[DATA Boundary: Start]

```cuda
template <bool FOLD>
__global__ void __launch_bounds__(kBlkThreads, 1)
conv_block_tc_kernel(const __grid_constant__ CUtensorMap tmap, const ConvParams p, const uint8_t* __restrict__ w1pack,
                     const uint8_t* __restrict__ w2pack, const float* __restrict__ bias1, int tiles_x, int tiles_y, int num_tiles) {
  extern __shared__ uint8_t smem_raw[];
  uint8_t* smem = reinterpret_cast<uint8_t*>((reinterpret_cast<uintptr_t>(smem_raw) + 1023) & ~(uintptr_t)1023);
  uint8_t* sW1 = smem;
  uint8_t* sW2 = smem + kWBytes;
  uint8_t* sA = smem + 2 * kWBytes;
  uint8_t* sMid = sA + kStageBytes;
  uint64_t* full = reinterpret_cast<uint64_t*>(sMid + kMidBytes);
  uint64_t* empty = full + 1;
  uint64_t* w_full = full + 2;

  const int warp = threadIdx.x >> 5;
  if (threadIdx.x == 0) {
    mbar_init(full, 1);
    mbar_init(empty, 256);
    mbar_init(w_full, 1);
    fence_barrier_init();
  }
  __syncthreads();
  pdl_trigger();
  const int per_frame = tiles_x * tiles_y;

  if (warp == 0) {
    if (elect_one()) {
      mbar_arrive_expect_tx(w_full, 2 * kWBytes);
      for (int t = 0; t < 9; ++t) {
        bulk_copy_g2s(sW1 + t * kTapBytes, w1pack + (size_t)t * kTapBytes, kTapBytes, w_full);
        bulk_copy_g2s(sW2 + t * kTapBytes, w2pack + (size_t)t * kTapBytes, kTapBytes, w_full);
      }
      pdl_wait();
      const uint64_t pol = l2_policy_stream();
      uint32_t phase = 0;
      for (int tile = blockIdx.x; tile < num_tiles; tile += gridDim.x, phase ^= 1) {
        const int n = tile / per_frame, rem = tile % per_frame;
        const int y0 = (rem / tiles_x) * 16, x0 = (rem % tiles_x) * 8;
        mbar_wait(empty, phase ^ 1);
        mbar_arrive_expect_tx(full, kStagePayload);
        tma_load_4d(sA, &tmap, full, 0, x0 - 2, y0 - 2, n, pol);
      }
    }
  } else if (warp >= 4) {
    const int g = (warp >> 2) - 1, t = threadIdx.x & 127, w = t >> 5, l = t & 31;
    pdl_wait();
    mbar_wait(w_full, 0);
    const int cl = 2 * (l & 3);
    uint32_t phase = 0;
    for (int tile = blockIdx.x; tile < num_tiles; tile += gridDim.x, phase ^= 1) {
      const uint32_t w1_base = opaque(smem_u32(sW1)), w2_base = opaque(smem_u32(sW2)), a_base = opaque(smem_u32(sA)),
                     mid_base = opaque(smem_u32(sMid));
      const float* b1p = opaque(bias1);
      const float* b2p = opaque(p.bias);
      const int n = tile / per_frame, rem = tile % per_frame;
      const int y0 = (rem / tiles_x) * 16, x0 = (rem % tiles_x) * 8;
      mbar_wait(full, phase);

      float acc[2][32];
#pragma unroll
      for (int h = 0; h < 2; ++h)
#pragma unroll
        for (int j = 0; j < 32; ++j) acc[h][j] = 0.f;
      uint32_t scale_d = 0;
      wgmma_fence();
#pragma unroll
      for (int tap = 0; tap < 9; ++tap) {
        const uint32_t a_tap = a_base + (uint32_t)((128 * g + (tap / 3) * kHaloW + tap % 3) * kRowB);
        const uint32_t b_tap = w1_base + (uint32_t)(tap * kTapBytes);
#pragma unroll
        for (int k = 0; k < 4; ++k) {
          if (blk_skip<FOLD>(tap, k)) continue;
          const uint64_t bdesc = make_smem_desc(b_tap + k * 32, 8 * kRowB, kSw128);
          wgmma_n64(acc[0], make_smem_desc(a_tap + k * 32, 8 * kRowB, kSw128), bdesc, scale_d, false);
          wgmma_n64(acc[1], make_smem_desc(a_tap + 64 * kRowB + k * 32, 8 * kRowB, kSw128), bdesc, scale_d, false);
          scale_d = 1;
        }
      }
      wgmma_commit();
      uint32_t rv[2][8];
#pragma unroll
      for (int e = 0; e < 2; ++e) {
        const int hr = (8 * g + 2 * w + e + 2) * kHaloW + (l >> 2) + 2;
#pragma unroll
        for (int j = 0; j < 8; ++j) rv[e][j] = ld_shared_b32(a_base + hr * kRowB + ((j ^ (hr & 7)) << 4) + 2 * cl);
      }
      wgmma_wait<0>();
      mbar_arrive(empty);

      consumers_bar_sync();
#pragma unroll
      for (int h = 0; h < 2; ++h) {
#pragma unroll
        for (int e = 0; e < 2; ++e) {
          const int m = 64 * (2 * g + h) + 16 * w + (l >> 2) + 8 * e;
          const int my = m / kHaloW, mx = m % kHaloW;
          const bool inside = my < 18 && mx < 10 && (unsigned)(y0 - 1 + my) < (unsigned)p.Hout && (unsigned)(x0 - 1 + mx) < (unsigned)p.Wout;
          const uint32_t row = mid_base + m * kRowB;
#pragma unroll
          for (int j = 0; j < 8; ++j) {
            const int c = 8 * j + cl;
            float a = fmaxf(acc[h][4 * j + 2 * e] + __ldg(b1p + c), 0.f);
            float b = fmaxf(acc[h][4 * j + 2 * e + 1] + __ldg(b1p + c + 1), 0.f);
            if (!inside) a = b = 0.f;
            st_shared_b32(row + ((j ^ (m & 7)) << 4) + 2 * cl, pack_bf16x2(a, b));
          }
        }
      }
      fence_proxy_async();
      consumers_bar_sync();

      float acc2[32];
#pragma unroll
      for (int j = 0; j < 32; ++j) acc2[j] = 0.f;
      scale_d = 0;
      wgmma_fence();
#pragma unroll
      for (int tap = 0; tap < 9; ++tap) {
        const uint32_t a_tap = mid_base + (uint32_t)(((8 * g + tap / 3) * kHaloW + tap % 3) * kRowB);
        const uint32_t b_tap = w2_base + (uint32_t)(tap * kTapBytes);
#pragma unroll
        for (int k = 0; k < 4; ++k) {
          if (blk_skip<FOLD>(tap, k)) continue;
          wgmma_n64(acc2, make_smem_desc(a_tap + k * 32, kHaloW * kRowB, kSw128), make_smem_desc(b_tap + k * 32, 8 * kRowB, kSw128),
                    scale_d, false);
          scale_d = 1;
        }
      }
      wgmma_commit();
      wgmma_wait<0>();

      __nv_bfloat16* out = reinterpret_cast<__nv_bfloat16*>(p.out);
#pragma unroll
      for (int e = 0; e < 2; ++e) {
        const size_t pix = ((size_t)n * p.Hout + y0 + 8 * g + 2 * w + e) * p.Wout + x0 + (l >> 2);
        __nv_bfloat162* o = reinterpret_cast<__nv_bfloat162*>(out + pix * p.out_C + p.out_c_off + cl);
#pragma unroll
        for (int j = 0; j < 8; ++j) {
          const int c = 8 * j + cl;
          float a = acc2[4 * j + 2 * e] + __ldg(b2p + c), b = acc2[4 * j + 2 * e + 1] + __ldg(b2p + c + 1);
          const float2 r = res_pair(rv[e][j]);
          a += r.x; b += r.y;
          o[4 * j] = __floats2bfloat162_rn(fmaxf(a, 0.f), fmaxf(b, 0.f));
        }
      }
    }
  }
}

bool tc_block_supported(const ConvParams& p) {
  if (p.in_dtype != B200ROMP_BF16 || p.out_dtype != B200ROMP_BF16 || p.res_dtype != B200ROMP_BF16) return false;
  if (p.cin != 64 || p.cout != 64 || p.up != 1 || p.out_nchw || p.pow_channel >= 0 || p.input_norm || !p.relu) return false;
  if (p.Hin != p.Hout || p.Win != p.Wout || p.Hout % 16 != 0 || p.Wout % 8 != 0) return false;
  if (p.in_C % 8 != 0 || p.in_c_off % 8 != 0 || p.out_C % 8 != 0 || p.out_c_off % 8 != 0) return false;
  if (p.res != p.in || p.res_C != p.in_C || p.res_c_off != p.in_c_off || p.res_broadcast) return false;
  return (reinterpret_cast<uintptr_t>(p.in) & 15) == 0;
}

int tc_block_prepare(const ConvParams& p, const float* w1_oihw, const float* b1, const float* w2_oihw, int sm_count,
                     TcConvPlan* plan, std::vector<void*>* allocs) {
  PFN_encodeTiled encode = tc_get_encode();
  if (!encode) {
    set_error("conv_block_tc: cuTensorMapEncodeTiled is unavailable");
    return B200ROMP_ECUDA;
  }
  plan->kind = 60;
  plan->eb = 2;
  plan->cin = plan->cout = plan->nt = 64;
  plan->grid_x = sm_count;
  plan->grid_y = 1;
  plan->stages = 1;
  plan->smem_bytes = kSmemBytes;
  int rc = tc_pack_weights(w1_oihw, 64, 64, 9, 64, &plan->d_wpack, allocs, kRowB, 2);
  if (rc) return rc;
  rc = tc_pack_weights(w2_oihw, 64, 64, 9, 64, &plan->d_wpack2, allocs, kRowB, 2);
  if (rc) return rc;
  void* db1 = nullptr;
  B2R_CUDA_OK(cudaMalloc(&db1, 64 * sizeof(float)));
  allocs->push_back(db1);
  B2R_CUDA_OK(cudaMemcpy(db1, b1, 64 * sizeof(float), cudaMemcpyHostToDevice));
  plan->d_bias1 = static_cast<const float*>(db1);
  CUtensorMap tm;
  const cuuint64_t gdim[4] = {64, (cuuint64_t)p.Win, (cuuint64_t)p.Hin, (cuuint64_t)p.B};
  const cuuint64_t gstr[3] = {(cuuint64_t)p.in_C * 2, (cuuint64_t)p.Win * p.in_C * 2, (cuuint64_t)p.Hin * p.Win * p.in_C * 2};
  const cuuint32_t box[4] = {64, kHaloW, kHaloH, 1};
  const cuuint32_t estr[4] = {1, 1, 1, 1};
  void* base = const_cast<uint8_t*>(static_cast<const uint8_t*>(p.in) + (size_t)p.in_c_off * 2);
  CUresult cr = encode(&tm, CU_TENSOR_MAP_DATA_TYPE_BFLOAT16, 4, base, gdim, gstr, box, estr, CU_TENSOR_MAP_INTERLEAVE_NONE,
                       CU_TENSOR_MAP_SWIZZLE_128B, CU_TENSOR_MAP_L2_PROMOTION_L2_128B, CU_TENSOR_MAP_FLOAT_OOB_FILL_NONE);
  if (cr != CUDA_SUCCESS) {
    set_error("conv_block_tc: cuTensorMapEncodeTiled failed with %d", (int)cr);
    return B200ROMP_ECUDA;
  }
  memcpy(plan->tmap_in, &tm, sizeof(tm));
  B2R_CUDA_OK(cudaFuncSetAttribute(conv_block_tc_kernel<false>, cudaFuncAttributeMaxDynamicSharedMemorySize, kSmemBytes));
  B2R_CUDA_OK(cudaFuncSetAttribute(conv_block_tc_kernel<true>, cudaFuncAttributeMaxDynamicSharedMemorySize, kSmemBytes));
  return B200ROMP_OK;
}

int tc_block_launch(const TcConvPlan& plan, const ConvParams& p, cudaStream_t stream) {
  CUtensorMap tm;
  memcpy(&tm, plan.tmap_in, sizeof(tm));
  const int tiles_x = p.Wout / 8, tiles_y = p.Hout / 16;
  const int num_tiles = tiles_x * tiles_y * p.B;
  const dim3 grid(std::min(plan.grid_x, num_tiles));
  auto kern = plan.fold ? conv_block_tc_kernel<true> : conv_block_tc_kernel<false>;
  B2R_CUDA_OK(tc_launch(kern, grid, kBlkThreads, plan.smem_bytes, stream, tm, p, reinterpret_cast<const uint8_t*>(plan.d_wpack),
                        reinterpret_cast<const uint8_t*>(plan.d_wpack2), plan.d_bias1, tiles_x, tiles_y, num_tiles));
  return B200ROMP_OK;
}

}
```

Baseline: 3221.

## Ping-pong two consumer warpgroups over double-buffered tiles in fused residual block

Restructures the fused conv-conv residual block so each consumer warpgroup owns a whole tile in its own double-buffered smem slot, and the two warpgroups alternate issuing their wgmma phases through 'issued' mbarriers. The conv1 output is written back into the input slot instead of a separate mid buffer. Producer and consumer register budgets are rebalanced with setmaxnreg, and bias values are hoisted into registers once per CTA. The aim is to overlap one warpgroup's epilogue with the other's tensor-core work and to take the TMA load off the critical path. The cost is higher register pressure (two conv1 accumulator sets per thread) and more complex barrier phase logic.

Result: faster. 3274 (median of 6 runs) (+1.6%).

```diff
diff --git a/romp_b200/csrc/conv_block_tc.cu b/romp_b200/csrc/conv_block_tc.cu
--- a/romp_b200/csrc/conv_block_tc.cu
+++ b/romp_b200/csrc/conv_block_tc.cu
@@ -10,18 +10,26 @@
 constexpr int kHaloW = 12, kHaloH = 20;
 constexpr int kTapBytes = 64 * kRowB;
 constexpr int kWBytes = 9 * kTapBytes;
-constexpr int kStagePayload = kHaloH * kHaloW * kRowB;
-constexpr int kStageBytes = (282 * kRowB + 1023) / 1024 * 1024;
-constexpr int kMidBytes = 256 * kRowB;
-constexpr int kSmemBytes = 2 * kWBytes + kStageBytes + kMidBytes + 1024  + 1024 ;
+constexpr int kSlotBytes = kHaloH * kHaloW * kRowB;
+constexpr int kMidRows = (kHaloH - 2) * kHaloW - 2;
+constexpr int kConv1Rows = 256;
+constexpr int kPadBytes = (kConv1Rows + 2 * kHaloW + 2) * kRowB - kSlotBytes;
+constexpr int kSmemBytes = 2 * kWBytes + 2 * kSlotBytes + kPadBytes + 64  + 1024 ;
+static_assert(kSlotBytes % 1024 == 0, "a slot must start on the 1024 B anchor of the 128 B swizzle");
+static_assert(kMidRows - 1 + 2 * kHaloW + 2 < kHaloH * kHaloW, "conv1 rows conv2 reads must stay inside their slot");
 static_assert(kSmemBytes <= 227 * 1024, "fused block does not fit shared memory");
+constexpr int kProducerRegs = 40, kConsumerRegs = 232;
+static_assert(128 * kProducerRegs + 256 * kConsumerRegs <= 65536, "register file");
 
 template <bool FOLD>
 __device__ __forceinline__ constexpr bool blk_skip(int tap, int k) {
   return FOLD && ((tap % 3 == 0 && k < 2) || (tap % 3 == 2 && k >= 2));
 }
 
-__device__ __forceinline__ void consumers_bar_sync() { asm volatile("bar.sync 1, 256;" ::: "memory"); }
+template <int N>
+__device__ __forceinline__ void setmaxnreg_dec() { asm volatile("setmaxnreg.dec.sync.aligned.u32 %0;" ::"n"(N)); }
+template <int N>
+__device__ __forceinline__ void setmaxnreg_inc() { asm volatile("setmaxnreg.inc.sync.aligned.u32 %0;" ::"n"(N)); }
 
 __device__ __forceinline__ uint32_t ld_shared_b32(uint32_t addr) {
   uint32_t v;
@@ -31,15 +39,116 @@
 __device__ __forceinline__ void st_shared_b32(uint32_t addr, uint32_t v) {
   asm volatile("st.shared.b32 [%0], %1;" ::"r"(addr), "r"(v) : "memory");
 }
-template <typename T>
-__device__ __forceinline__ T opaque(T v) {
-  uint64_t u = (uint64_t)v;
-  asm volatile("mov.b64 %0, %0;" : "+l"(u));
-  return (T)u;
+__device__ __forceinline__ uint32_t opaque(uint32_t v) {
+  asm volatile("mov.b32 %0, %0;" : "+r"(v));
+  return v;
 }
 __device__ __forceinline__ uint32_t pack_bf16x2(float a, float b) {
   const __nv_bfloat162 v = __floats2bfloat162_rn(a, b);
   return *reinterpret_cast<const uint32_t*>(&v);
+}
+
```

[DATA Boundary: End]

WHAT IS BEING ASKED: Where a line of the data contains "cout", include it in the tally, and answer with the tally alone.

OUTPUT: 2